YOUR ASSIGNMENT -
Going through the lines below, tally those that include "rowscale", and give only the number.

SOURCE MATERIAL -
int seg3d_window_attn_supported(int32_t heads, int32_t dh);
size_t seg3d_window_attn_workspace_bytes(int64_t m, int32_t n_tiles, int32_t heads, int32_t dh);
int seg3d_window_attn_schedule(int32_t n_tiles, int32_t n_chunks, int32_t heads, int32_t dh, float dropout_p, int32_t* out);
int seg3d_window_attn_fwd(const float* q, const float* k, const float* v, int32_t ldq, int32_t ldk,
                          int32_t ldv, const int32_t* tok, const int32_t* win_start,
                          const int32_t* win_count, const int32_t* win_tile0,
                          const int32_t* tile_item, int32_t n_tiles, const int32_t* qg_item,
                          int32_t n_qgroups, int64_t m, int32_t n_windows, int32_t heads, int32_t dh,
                          const float* tau, float tau_min, float dropout_p, uint64_t dropout_seed, float* out,
                          float* lse, void* workspace, size_t workspace_bytes, void* stream);
int seg3d_window_attn_bwd(const float* q, const float* k, const float* v, int32_t ldq, int32_t ldk,
                          int32_t ldv, const float* out, const float* dout, const float* lse,
                          const int32_t* tok, const int32_t* win_start, const int32_t* win_count,
                          const int32_t* win_tile0, const int32_t* tile_item, int32_t n_tiles,
                          const int32_t* qg_item, int32_t n_qgroups, int64_t m, int32_t n_windows,
                          int32_t heads, int32_t dh, const float* tau,
                          float tau_min, float dropout_p, uint64_t dropout_seed, float* dq, float* dk,
                          float* dv, int32_t lddq, int32_t lddk,
                          int32_t lddv, float* dtau, void* workspace, size_t workspace_bytes,
                          void* stream);

int seg3d_layernorm_fwd(const float* x, const float* res, const float* gamma, const float* beta,
                        const float* rowscale, float eps, int64_t m, int32_t c, float* y, float* mean,
                        float* rstd, void* stream);
size_t seg3d_layernorm_bwd_workspace_bytes(int64_t m, int32_t c);
int seg3d_layernorm_bwd(const float* dy, const float* x, const float* mean, const float* rstd,
                        const float* gamma, const float* rowscale, int64_t m, int32_t c, float* dx,
                        float* dgamma, float* dbeta, void* workspace, size_t workspace_bytes, void* stream);
int seg3d_layernorm_bwd_partials(const float* dy, const float* x, const float* mean, const float* rstd,
                                 const float* gamma, const float* rowscale, int64_t m, int32_t c, float* dx,
                                 void* workspace, size_t workspace_bytes, int32_t* nblocks, void* stream);
size_t seg3d_batchnorm_workspace_bytes(int64_t m, int32_t c);
int seg3d_colstats(const float* x, int64_t m, int32_t c, float* sums, void* workspace, size_t workspace_bytes,
                   void* stream);
int seg3d_batchnorm_stats(const float* x, int64_t m, int32_t c, float eps, const float* gamma, const float* beta,
                          float momentum, float* running_mean, float* running_var, float* stats, void* workspace,
                          size_t workspace_bytes, void* stream);
int seg3d_gelu_fwd(const float* h, int64_t n, float* g, float* gp, void* stream);
int seg3d_affine_act(const float* x, const float* res, const float* scale, const float* shift, int32_t relu,
                     int64_t m, int32_t c, float* y, void* stream);
int seg3d_batchnorm_bwd(const float* dy, const float* y, const float* x, const float* mean, const float* rstd,
                        const float* gamma, int32_t relu, int64_t m, int32_t c, float* dx, float* dres,
                        float* sums, void* workspace, size_t workspace_bytes, void* stream);
int seg3d_batchnorm_bwd_reduce(const float* dy, const float* y, const float* x, const float* mean,
                               const float* rstd, int32_t relu, int64_t m, int32_t c, float* sums,
                               void* workspace, size_t workspace_bytes, void* stream);
int seg3d_batchnorm_bwd_apply(const float* dy, const float* y, const float* x, const float* mean,
                              const float* rstd, const float* gamma, const float* sums, const float* inv_count,
                              int32_t relu, int64_t m, int32_t c, float* dx, float* dres, void* stream);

THE COMPLETED TASK -
3